After three rounds of the Wyndham, there was no indication that Hadley would threaten the top 125; at four under, he had performed competently but not exceptionally. Then Sunday came, and all hell broke loose. He made a hole-in-one on his seventh hole, gave an impromptu leaping celebration that he later compared to a “flying baby giraffe,” and suddenly realized he had a shot to do something incredible. After a front-nine 29, Hadley made two more birdies on the back, avoided bogeys and finished with an eight-under 62. When the dust had settled, and he checked in with the PGA Tour’s Tom Alter in the scoring area, his position had improved to …

126th. One shot outside the bubble.

The good news was that there weren’t many players behind him who could send him farther down the line, but there were likely only two—Roger Sloan and Rose—who could fall behind him, and both contending for the win on a packed leader board.

Hadley, who is so tall and rangy that he gives the impression of being all bones, wept in his interview with Amanda Balionis after the round, speaking about how much he loved his job, how he cared “deeply,” and then making fun of himself as an ugly crier and an awkward jumper. He had calmed down by the time he joined the rest of the media and was suddenly in a jovial mood as he bantered with a tour media official.

“My first comment is John Bush is interviewing me for the first time, like, ever,” he joked, referring the official. “He’s at every event and every time he’s always looking for somebody else, but today he’s got me.
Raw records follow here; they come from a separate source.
# autowarefoundation/autoware_vision_pilot

Measured on NVIDIA H100. Metric: camera frames/sec @1080p multi-task, higher is better.
Workload: dtype f16

## Files before the change

autoware_vision_pilot_b200/csrc/conv_gemm.cu:

```cuda
#include "common.cuh"
#include "conv_gemm.cuh"
#include "ops_internal.h"
#include <cstdio>
#include <cstring>
#include <algorithm>

namespace vpb {

static constexpr int kMma = 256;
static constexpr int kEpilogue = 128;
static constexpr int kThreads = kMma + kEpilogue + 32;
static constexpr int kParts = kEpilogue / 128;
static constexpr int kMaxStages = 8;
static constexpr int kATileBytes = 128 * 128;
static constexpr int kMaxDynSmem = 227 * 1024 - 4096;
__host__ __device__ constexpr int acc_pitch(int bn) { return bn + 4; }
__host__ __device__ constexpr size_t acc_bytes(int bn) { return static_cast<size_t>(128) * acc_pitch(bn) * 4; }

__device__ __forceinline__ void acc_ld16(uint32_t t, uint32_t (&r)[16]) {
  const uint32_t a = t << 2;
#pragma unroll
  for (int i = 0; i < 4; ++i)
    asm volatile("ld.shared.v4.b32 {%0, %1, %2, %3}, [%4];"
                 : "=r"(r[4 * i]), "=r"(r[4 * i + 1]), "=r"(r[4 * i + 2]), "=r"(r[4 * i + 3])
                 : "r"(a + 16u * i)
                 : "memory");
}

struct EpiPix {
  bool ok;
  bool zero;
  uint32_t ooff;
  uint32_t roff;
  uint32_t fpix;
  uint32_t img;
};

template <class E, int NC, bool TILEK>
__device__ __forceinline__ void epilogue_chunks(const ConvKParams& p, uint32_t t_row, int n0,
                                                const float* sbias, int part, const EpiPix& px) {
  const bool split = TILEK && p.split;
  const int nchunks = p.BN >> 4;
  typename E::T* out = reinterpret_cast<typename E::T*>(p.out);
  const typename E::T* res = reinterpret_cast<const typename E::T*>(p.res);
  typename E::T* out_lo = reinterpret_cast<typename E::T*>(p.out_lo);
  const typename E::T* res_lo = reinterpret_cast<const typename E::T*>(p.res_lo);
  for (int chunk0 = part; chunk0 < nchunks; chunk0 += kParts * NC) {
    uint32_t rr[NC][16];
#pragma unroll
    for (int c = 0; c < NC; ++c) acc_ld16(t_row + (chunk0 + kParts * c) * 16, rr[c]);
    float v[NC][16];
#pragma unroll
    for (int c = 0; c < NC; ++c) {
      const float4* sb4 = reinterpret_cast<const float4*>(sbias + (chunk0 + kParts * c) * 16);
#pragma unroll
      for (int i = 0; i < 4; ++i) {
        const float4 b4 = sb4[i];
        const float2 lo = fadd2(make_float2(__uint_as_float(rr[c][4 * i]), __uint_as_float(rr[c][4 * i + 1])), make_float2(b4.x, b4.y));
        const float2 hi = fadd2(make_float2(__uint_as_float(rr[c][4 * i + 2]), __uint_as_float(rr[c][4 * i + 3])), make_float2(b4.z, b4.w));
        v[c][4 * i] = lo.x; v[c][4 * i + 1] = lo.y; v[c][4 * i + 2] = hi.x; v[c][4 * i + 3] = hi.y;
      }
    }
    if (p.act == ACT_GELU) {
#pragma unroll
      for (int c = 0; c < NC; ++c)
#pragma unroll
        for (int i = 0; i < 8; ++i) {
          const float2 g = act_gelu2(make_float2(v[c][2 * i], v[c][2 * i + 1]));
          v[c][2 * i] = g.x; v[c][2 * i + 1] = g.y;
        }
    } else if (p.act == ACT_SILU) {
#pragma unroll
      for (int c = 0; c < NC; ++c)
#pragma unroll
        for (int i = 0; i < 16; ++i) v[c][i] = act_silu(v[c][i]);
    } else if (p.act == ACT_SIGMOID) {
#pragma unroll
      for (int c = 0; c < NC; ++c)
#pragma unroll
        for (int i = 0; i < 16; ++i) v[c][i] = (n0 + (chunk0 + kParts * c) * 16 + i < p.Cout) ? act_sigmoid(v[c][i]) : 0.f;
    }
    if (p.mode == VPB_EPI_FINAL) {
      if (px.ok && chunk0 == 0) {
        const uint32_t plane = static_cast<uint32_t>(p.H * p.W);
        float* of = p.out_f32 + px.img * static_cast<uint32_t>(p.Cout) * plane;
#pragma unroll
        for (int i = 0; i < 16; ++i)
          if (i < p.Cout) of[i * plane + px.fpix] = v[0][i];
        if (p.out_cls) {
          uint8_t cls = 0;
          if (p.final_kind == VPB_FINAL_ARGMAX) {
            float best = v[0][0];
#pragma unroll
            for (int i = 1; i < 16; ++i)
              if (i < p.Cout && v[0][i] > best) { best = v[0][i]; cls = static_cast<uint8_t>(i); }
          } else if (p.final_kind == VPB_FINAL_THRESH) {
            cls = v[0][0] > 0.f ? 1 : 0;
          } else if (p.final_kind == VPB_FINAL_EGOLANES) {
            cls = (v[0][2] > 0.f) ? 2 : (v[0][1] > 0.f) ? 1 : (v[0][0] > 0.f) ? 0 : 255;
          }
          p.out_cls[px.img * plane + px.fpix] = cls;
        }
      }
    } else if (px.ok) {
      if (p.mode == VPB_EPI_ADD || p.mode == VPB_EPI_MULADD) {
        uint4 rv[NC][2];
        bool rok[NC][2];
#pragma unroll
        for (int c = 0; c < NC; ++c) {
          const int n = n0 + (chunk0 + kParts * c) * 16;
          const typename E::T* rp = res + (px.roff + n);
#pragma unroll
          for (int j = 0; j < 2; ++j) {
            rok[c][j] = (n + 8 * j < p.ldr) && (n + 8 * j < p.nlim);
            rv[c][j] = rok[c][j] ? *reinterpret_cast<const uint4*>(rp + 8 * j) : make_uint4(0, 0, 0, 0);
          }
        }
        uint4 rl[NC][2];
#pragma unroll
        for (int c = 0; c < NC; ++c)
#pragma unroll
          for (int j = 0; j < 2; ++j)
            rl[c][j] = (split && rok[c][j])
                           ? *reinterpret_cast<const uint4*>(res_lo + (px.roff + n0 + (chunk0 + kParts * c) * 16) + 8 * j)
                           : make_uint4(0, 0, 0, 0);
#pragma unroll
        for (int c = 0; c < NC; ++c)
#pragma unroll
          for (int j = 0; j < 2; ++j) {
            if (!rok[c][j]) continue;
            const uint32_t rw[4] = {rv[c][j].x, rv[c][j].y, rv[c][j].z, rv[c][j].w};
            const uint32_t rwl[4] = {rl[c][j].x, rl[c][j].y, rl[c][j].z, rl[c][j].w};
#pragma unroll
            for (int i = 0; i < 4; ++i) {
              float2 f = unpack2<E>(rw[i]);
              if (split) { const float2 fl = unpack2<E>(rwl[i]); f.x += fl.x; f.y += fl.y; }
              float& a = v[c][8 * j + 2 * i];
              float& b = v[c][8 * j + 2 * i + 1];
              if (p.mode == VPB_EPI_ADD) { a += f.x; b += f.y; }
              else { a = fmaf(a, f.x, f.x); b = fmaf(b, f.y, f.y); }
              if (TILEK && p.act2 == ACT_SILU) { a = act_silu(a); b = act_silu(b); }
            }
          }
      }
#pragma unroll
      for (int c = 0; c < NC; ++c) {
        const int n = n0 + (chunk0 + kParts * c) * 16;
        typename E::T* op = out + (px.ooff + n);
#pragma unroll
        for (int j = 0; j < 2; ++j) {
          if (n + 8 * j < p.nlim) {
            uint4 o;
            o.x = pack2<E>(v[c][8 * j + 0], v[c][8 * j + 1]);
            o.y = pack2<E>(v[c][8 * j + 2], v[c][8 * j + 3]);
            o.z = pack2<E>(v[c][8 * j + 4], v[c][8 * j + 5]);
// ... 290 lines not shown
      if (et < BN) {
        const int nn = n0 + et;
        s_bias[et] = (p.bias && nn < p.Cout) ? __ldg(p.bias + (p.upc ? 4 * p.Cout : 0) + nn) : 0.f;
      }
      named_bar_sync(1, kEpilogue);
      mbar_wait_quiet(smem_u32(&acc_full), acc_phase);

      if (p.upc) {
        const int pa = ph >> 1, pb = ph & 1;
        const int cy = (pa == 0 && h == 0) ? 0 : (pa == 1 && h == p.H - 1) ? 2 : 1;
        const int cx = (pb == 0 && w == 0) ? 0 : (pb == 1 && w == p.W - 1) ? 2 : 1;
        const int cls = cy * 3 + cx;
        const float* gb = cls != 4 ? p.bias + cls * p.Cout + n0 : nullptr;
        const int oh = 2 * h + pa, ow = 2 * w + pb;
        EpiPix px;
        px.ok = (h < p.H) && (w < p.W);
        px.zero = false;
        px.ooff = img * p.out_img + static_cast<uint32_t>((oh + p.out_pad) * (Wo + 2 * p.out_pad) + (ow + p.out_pad)) * p.ldo;
        px.roff = 0; px.fpix = 0; px.img = 0;
        if (p.act == ACT_GELU) epilogue_store_fast<E, ACT_GELU, false, true>(p, t_row, n0, s_bias, part, px, gb);
        else epilogue_store_fast<E, ACT_NONE, false, true>(p, t_row, n0, s_bias, part, px, gb);
      } else {
        const int oh = (p.phases > 1) ? 2 * h + (ph >> 1) : h;
        const int ow = (p.phases > 1) ? 2 * w + (ph & 1) : w;
        EpiPix px;
        px.ok = (h < p.H) && (w < p.W);
        px.zero = false;
        px.ooff = img * p.out_img + static_cast<uint32_t>((oh + p.out_pad) * (Wo + 2 * p.out_pad) + (ow + p.out_pad)) * p.ldo;
        px.roff = img * p.res_img + static_cast<uint32_t>((oh + p.res_pad) * (Wo + 2 * p.res_pad) + (ow + p.res_pad)) * p.ldr;
        px.fpix = static_cast<uint32_t>(h * p.W + w);
        px.img = static_cast<uint32_t>(img);
        epilogue_tile<E>(p, t_row, n0, s_bias, part, px);
      }
      mbar_arrive(smem_u32(&acc_empty));
      acc_phase ^= 1u;
    }
  }
}

__global__ void zero_border_kernel(uint4* out, int H, int W, int ldo, int nlim) {
  pdl_wait();
  out += (static_cast<size_t>(blockIdx.y) * (H + 2) * (W + 2) * ldo) >> 3;
  const int per = nlim >> 3, nb = 2 * (W + 2) + 2 * H;
  for (int i = blockIdx.x * blockDim.x + threadIdx.x; i < nb * per; i += gridDim.x * blockDim.x) {
    const int pix = i / per, v = i - pix * per;
    int y, x;
    if (pix < W + 2) { y = 0; x = pix; }
    else if (pix < 2 * (W + 2)) { y = H + 1; x = pix - (W + 2); }
    else { const int q = pix - 2 * (W + 2); y = 1 + (q >> 1); x = (q & 1) ? W + 1 : 0; }
    out[((static_cast<size_t>(y) * (W + 2) + x) * ldo >> 3) + v] = make_uint4(0, 0, 0, 0);
  }
}



typedef CUresult (*EncodeTiledFn)(CUtensorMap*, CUtensorMapDataType, cuuint32_t, void*,
                                  const cuuint64_t*, const cuuint64_t*, const cuuint32_t*,
                                  const cuuint32_t*, CUtensorMapInterleave, CUtensorMapSwizzle,
                                  CUtensorMapL2promotion, CUtensorMapFloatOOBfill);

static EncodeTiledFn get_encode_fn() {
  static EncodeTiledFn fn = nullptr;
  if (!fn) {
    void* p = nullptr;
    cudaDriverEntryPointQueryResult q;
    if (cudaGetDriverEntryPoint("cuTensorMapEncodeTiled", &p, cudaEnableDefault, &q) ==
            cudaSuccess &&
        q == cudaDriverEntryPointSuccess)
      fn = reinterpret_cast<EncodeTiledFn>(p);
  }
  return fn;
}

int device_sm_count() {
  int dev = 0, n = 0;
  cudaGetDevice(&dev);
  cudaDeviceGetAttribute(&n, cudaDevAttrMultiProcessorCount, dev);
  return n > 0 ? n : 132;
}

static int pick_bn(int Cout, int want) {
  if (want > 0) return want <= 16 ? 16 : want <= 32 ? 32 : want <= 64 ? 64 : 128;
  for (int bn : {128, 64, 32}) {
    if (Cout <= bn && (Cout > bn / 2 || bn == 32)) return bn;
    if (Cout > bn && (Cout + bn - 1) / bn * bn - Cout <= Cout / 4) return bn;
  }
  return 16;
}

int conv_plan_build(const vpb_conv_args* a, ConvPlan* plan) {
  if (!a || !plan) return VPB_ERR_ARG;
  if (a->Cin <= 0 || (a->Cin & 7) || (a->ldi & 7) || a->ldi < a->Cin) {
    vpb_set_error("conv: Cin=%d ldi=%d must be multiples of 8 (ldi >= Cin)", a->Cin, a->ldi);
    return VPB_ERR_ARG;
  }
  const int cstride = a->stride == 2 ? 2 : 1;
  if (a->stride != 0 && a->stride != 1 && a->stride != 2) { vpb_set_error("conv: stride %d unsupported", a->stride); return VPB_ERR_ARG; }
  if (cstride == 2 && (a->algo == VPB_ALGO_LINEAR || a->phases != 1 || a->in_pad || a->in2 || a->in_lo)) {
    vpb_set_error("conv: stride 2 needs the TILE algorithm on an unpadded input, phases = 1, no second input");
    return VPB_ERR_ARG;
  }
  if (a->ldw != 0 && (a->ldw < a->Cin || (a->ldw & 7) || a->algo == VPB_ALGO_LINEAR)) {
    vpb_set_error("conv: ldw=%d must be a multiple of 8 >= Cin (TILE algorithm)", a->ldw);
    return VPB_ERR_ARG;
  }
  if (a->act2 != ACT_NONE && a->act2 != ACT_SILU) { vpb_set_error("conv: act2 supports SiLU only"); return VPB_ERR_ARG; }
  const bool upc = a->taps == 4 && a->phases == 4;
  if (upc && (a->algo == VPB_ALGO_LINEAR || a->in_lo || a->mode != VPB_EPI_STORE || (a->act != ACT_NONE && a->act != ACT_GELU) ||
              !a->bias || (a->Cout & 15) || a->out_slice || cstride != 1 || a->ldw || (a->in2 && a->taps2 != 9))) {
    vpb_set_error("conv: upconv (taps=4, phases=4) needs the TILE algorithm, 16-bit mode, STORE, act NONE|GELU, bias[9][Cout], Cout%%16==0, taps2=9 with in2");
    return VPB_ERR_ARG;
  }
  if (!((a->taps == 9 && a->phases == 1) || (a->taps == 1 && (a->phases == 1 || a->phases == 4)) || upc)) {
    vpb_set_error("conv: unsupported taps=%d phases=%d", a->taps, a->phases);
    return VPB_ERR_ARG;
  }
  const bool lin = a->algo == VPB_ALGO_LINEAR;
  if (lin && (a->taps != 9 || !a->in_pad)) {
    vpb_set_error("conv: the linear-padded algorithm needs a 3x3 conv on a zero-bordered input");
    return VPB_ERR_ARG;
  }
  if (a->mode == VPB_EPI_FINAL) {
    if (a->Cout > 16 || !a->out_f32) {
      vpb_set_error("conv: FINAL mode needs Cout<=16 and out_f32");
      return VPB_ERR_ARG;
    }
  } else {
    if (!a->out || (a->ldo & 7) || a->ldo < a->Cout) {
      vpb_set_error("conv: bad out/ldo=%d (Cout=%d)", a->ldo, a->Cout);
      return VPB_ERR_ARG;
    }
    if ((a->mode == VPB_EPI_ADD || a->mode == VPB_EPI_MULADD) && (!a->res || (a->ldr & 7))) {
      vpb_set_error("conv: residual mode needs res with ldr%%8==0");
      return VPB_ERR_ARG;
    }
  }
  const bool split = a->in_lo != nullptr;
  if (split) {
    if (lin || !a->w_lo || (a->mode != VPB_EPI_FINAL && !a->out_lo) ||
        ((a->mode == VPB_EPI_ADD || a->mode == VPB_EPI_MULADD) && !a->res_lo) || (a->in2 && (!a->in2_lo || !a->w2_lo))) {
      vpb_set_error("conv: split-fp16 mode needs the TILE algorithm and the low halves of every tensor given (w_lo, out_lo, res_lo, in2_lo, w2_lo)");
      return VPB_ERR_ARG;
    }
  }
  if (a->in2) {
    if (lin || (a->taps != 1 && !upc) || !a->w2 || a->Cin2 <= 0 || (a->Cin2 & 7) || (a->ld2 & 7) || a->ld2 < a->Cin2) {
      vpb_set_error("conv: second input needs the TILE algorithm, taps=1, w2, Cin2/ld2 multiples of 8 (Cin2=%d ld2=%d)",
                    a->Cin2, a->ld2);
      return VPB_ERR_ARG;
    }
  }
  if (a->batch < 0) { vpb_set_error("conv: batch %d", a->batch); return VPB_ERR_ARG; }
  const int batch = a->batch > 0 ? a->batch : 1;
  if (a->w_img != 0) {
    const long ldw = a->ldw > 0 ? a->ldw : a->Cin;
    const char* why = a->algo == VPB_ALGO_LINEAR ? "the LINEAR algorithm has one weight operand"
                      : a->taps * a->phases != 1 ? "taps * phases must be 1"
                      : a->in2 ? "no second input"
                      : a->in_lo ? "no split-fp16 mode"
                      : (a->w_img & 7) ? "w_img must be a multiple of 8"
                      : a->w_img < ldw * a->Cout ? "w_img < ldw * Cout: the images' weight operands overlap"
                      : nullptr;
    if (why) { vpb_set_error("conv: per-image weights (w_img=%d): %s", a->w_img, why); return VPB_ERR_ARG; }
  }
  {
    const long ho = a->phases == 4 ? 2L * a->H + 2 : a->H + 2, wo = a->phases == 4 ? 2L * a->W + 2 : a->W + 2;
    if (ho * wo * std::max(a->ldo, a->ldr) * batch >= (1L << 31) || static_cast<long>(a->H) * a->W * 16 * batch >= (1L << 31)) {
      vpb_set_error("conv: tensor too large for 32-bit element offsets");
      return VPB_ERR_ARG;
    }
  }
  EncodeTiledFn enc = get_encode_fn();
  if (!enc) {
    vpb_set_error("conv: cuTensorMapEncodeTiled unavailable (no CUDA driver?)");
    return VPB_ERR_CUDA;
  }

  memset(plan, 0, sizeof(*plan));
  ConvKParams& p = plan->p;
  p.H = a->H; p.W = a->W; p.Cin = a->Cin; p.Cout = a->Cout;
  p.taps = a->taps; p.phases = a->phases;
  p.in_pad = a->in_pad ? 1 : 0; p.out_pad = a->out_pad ? 1 : 0; p.res_pad = a->res_pad ? 1 : 0;
  p.lin = (lin && a->out_pad && a->mode != VPB_EPI_FINAL) ? 1 : 0;
  p.split = split ? 1 : 0;
  p.w_img = a->w_img != 0 ? 1 : 0;
  p.stride = cstride; p.act2 = a->act2;
  p.nlim = a->out_slice ? std::min(a->ldo, (a->Cout + 7) / 8 * 8) : a->ldo;
  p.out_lo = a->out_lo; p.res_lo = a->res_lo;
  p.upc = upc ? 1 : 0;
  if (upc) {
    p.BN = 16;
    for (int bn : {128, 64, 32})
      if (a->Cout % bn == 0 && (a->bn <= 0 || bn <= a->bn)) { p.BN = bn; break; }
  } else {
    p.BN = pick_bn(a->Cout, a->bn);
  }
  p.tiles_n = (a->Cout + p.BN - 1) / p.BN;
  p.kchunks = (a->Cin + 63) / 64;
  p.Cin2 = a->in2 ? a->Cin2 : 0;
  p.kchunks2 = (p.Cin2 + 63) / 64;
  int best_tw = 128; long best_cost = -1;
  for (int tw = 128; tw >= 8; tw >>= 1) {
    const int th = 128 / tw;
    const long cost = static_cast<long>((a->H + th - 1) / th) * ((a->W + tw - 1) / tw);
    if (best_cost < 0 || cost < best_cost) { best_cost = cost; best_tw = tw; }
  }
  p.TW = best_tw; p.TH = 128 / best_tw;
  p.tw_shift = 0; while ((1 << p.tw_shift) < p.TW) ++p.tw_shift;
  p.tiles_h = (a->H + p.TH - 1) / p.TH;
  p.tiles_w = (a->W + p.TW - 1) / p.TW;
  p.tiles_img = p.tiles_h * p.tiles_w * p.tiles_n * p.phases;
  p.total_tiles = p.tiles_img * batch;
  p.mg_ti = fast_div_magic(p.tiles_img);
  {
    const long ho = a->phases == 4 ? 2L * a->H : a->H, wo = a->phases == 4 ? 2L * a->W : a->W;
    p.out_img = static_cast<uint32_t>((ho + 2 * p.out_pad) * (wo + 2 * p.out_pad) * a->ldo);
    p.res_img = static_cast<uint32_t>((ho + 2 * p.res_pad) * (wo + 2 * p.res_pad) * a->ldr);
  }
  const size_t stage_bytes = kATileBytes + static_cast<size_t>(p.BN) * 128;
  p.stages = static_cast<int>(std::min<size_t>(kMaxStages, (kMaxDynSmem - 1024 - acc_bytes(p.BN)) / stage_bytes));
// ... 101 lines not shown
}
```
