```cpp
extern "C" int64_t ups_prep_item_blocks(const ups_prep_item* item_host, int32_t dtype) {
    if (!item_host) return -1;
    return (prep_elems(*item_host, dtype == UPS_F32 ? 16 : 32) + 255) / 256;
}

extern "C" int ups_weight_prep_batch(const ups_prep_item* items, const int64_t* block_prefix, int32_t n_items,
                                     int64_t total_blocks, int32_t dtype, void* stream) {
    UPS_CHECK_ARG(items && block_prefix && n_items >= 1 && total_blocks >= 1 && total_blocks < 0x7fffffffLL);
    if (dtype == UPS_F32)
        hipLaunchKernelGGL(weight_prep_batch_kernel<float>, dim3((unsigned)ups_cdiv(total_blocks, PREP_CPB)), dim3(256), 0, (hipStream_t)stream,
                           items, (const long long*)block_prefix, n_items, (long long)total_blocks);
    else if (dtype == UPS_F16)
        hipLaunchKernelGGL(weight_prep_batch_kernel<f16>, dim3((unsigned)ups_cdiv(total_blocks, PREP_CPB)), dim3(256), 0, (hipStream_t)stream,
                           items, (const long long*)block_prefix, n_items, (long long)total_blocks);
    else
        hipLaunchKernelGGL(weight_prep_batch_kernel<bf16>, dim3((unsigned)ups_cdiv(total_blocks, PREP_CPB)), dim3(256), 0, (hipStream_t)stream,
                           items, (const long long*)block_prefix, n_items, (long long)total_blocks);
    UPS_LAUNCH_CHECK();
    return UPS_OK;
}

static Taps3 make_taps3(int kh, int kw, const int32_t* dy, const int32_t* dx) {
    Taps3 t;
    for (int i = 0; i < 3; ++i) { t.dy[i] = 0; t.dx[i] = 0; }
    for (int r = 0; r < kh; ++r) t.dy[r] = dy[r * kw];
    for (int s = 0; s < kw; ++s) t.dx[s] = dx[s];
    return t;
}

extern "C" int ups_coord_table(const float* V, int32_t kh, int32_t kw, int32_t ci_log, int32_t co, const int32_t* tap_dy,
                               const int32_t* tap_dx, int32_t in_sy, int32_t in_sx, float ax, float ay, float* tab,
// ... 62 lines not shown
```

unsupervised-part-segmentation_amd/csrc/pointwise.hip:

```cpp
#include "common.h"

namespace {

template <typename T> struct V16 {
    static constexpr int N = Chunk<T>::N;
    __device__ static inline void ld(const T* p, float* f) { uint4 u = *(const uint4*)p; Chunk<T>::unpack(u, f); }
    __device__ static inline void st(T* p, const float* f) { *(uint4*)p = Chunk<T>::pack(f); }
};

struct F8Emit {
    unsigned char* out;
    const float* scale; float* amax;
    int act, e5m2; float slope;
};
__device__ __forceinline__ void f8_emit_words(const F8Emit& q, float sc, float ns, long long elem, uint4 u, float& amax) {
    const unsigned w[4] = {u.x, u.y, u.z, u.w};
    ups_f32x2 f[4];
#pragma unroll
    for (int k = 0; k < 4; ++k) {
        f[k] = (ups_f32x2){__uint_as_float(w[k] << 16), __uint_as_float(w[k] & 0xffff0000u)};
        if (q.act != UPS_ACT_NONE) {
            const ups_f32x2 sx = f[k] * ns;
            f[k] = (ups_f32x2){ups_vmax(f[k][0], sx[0]), ups_vmax(f[k][1], sx[1])};
        }
// ... 388 lines not shown
#pragma unroll
    for (int e = 3; e < 8; ++e) st_from_float<T>(o + e, 0.f);
}
template <typename T>
__global__ void vgg_pre_bwd_kernel(const T* __restrict__ gy, T* __restrict__ gx, int ldgx, long long pixels) {
    const long long p = (long long)blockIdx.x * blockDim.x + threadIdx.x;
    if (p >= pixels) return;
    const T* g = gy + p * 8;
    T* o = gx + p * ldgx;
    st_from_float<T>(o + 0, 127.5f * ld_as_float<T>(g + 2));
    st_from_float<T>(o + 1, 127.5f * ld_as_float<T>(g + 1));
    st_from_float<T>(o + 2, 127.5f * ld_as_float<T>(g + 0));
    for (int e = 3; e < ldgx; ++e) st_from_float<T>(o + e, 0.f);
}
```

So it’s a pleasure to have you ask me some questions, Mr. Bush.”

He fielded questions admirably, despite the fact that he was on the outside looking in. When asked how different it would be to finish one spot outside the playoffs, and one spot from securing full status, he took the opportunity to rib the questioner.

“That’s your question?” he asked. “How different is it? It would suck, right? I mean, to have [Palmetto] happen and then have today happen the way it did, and then still be … that would suck.

“I’d love to get on a plane to go to New York,” he added, referencing next week’s first playoff event, the Northern Trust Open. “But I’ve got a flight booked to Boise [the site of the Korn Ferry Tour Finals] too. Man, I would love not to get on that [New York] flight.”

He went on to say he had a bottle of single vintage cabernet from the Alpha Omega winery in California waiting for him, and that rather than stick around to live and die with every shot, he would just drive home to Raleigh, NC, less than an hour away.

Roger Sloan didn’t help Hadley, making birdie on 16 and 17 to reach the six-man playoff. With a surprise chance to earn his card and perhaps win a tournament, Sloan wasn’t going to let it slip away. He eventually lost to Kevin Kisner like everyone else, but his performance was plenty good enough.

It was Rose, oddly enough, who gave Hadley his taste of hope. He came in needing an incredible performance to move from outside the bubble and earn a playoff berth—and show Padraig Harrington some form for a potential Ryder Cup captain’s pick in the process—and for 67 holes, the Englishman did just that. Then it all unraveled—a bogey on 14, three straight birdie putts missed inside 15 feet, and a final blown par putt on 18 of just six feet sent him spiraling down the standings. When he strode off the course, clearly frustrated, Rose had fallen two points behind Hadley.

But Sunday at the Wyndham is never over until the very end, and things can get mathematical in a hurry. Alter, the czar of the scoreboard, is a little like Dr. Jacques Bailly of the spelling bee or George Shea of the Nathan’s Hot Dog Eating Contest in that he shows up once per year for a very specific purpose. He’s the one charged with informing the players of their fate, and he was the one communicating with Hadley and Rose. As it happened, when the final group came to the 18th green, bogeys by Tyler McCumber and Branden Grace would have reversed their fortunes, placing Rose over Hadley. McCumber obliged, hitting a strikingly poor putt from 68 feet to set up a bogey, but Grace made birdie to reach the playoff, and the result was set:

Hadley in at 125, Rose out at 126.

When Hadley reached Alter and heard the final result, Alter said the golfer was “thrilled” and allowed himself a celebratory scream.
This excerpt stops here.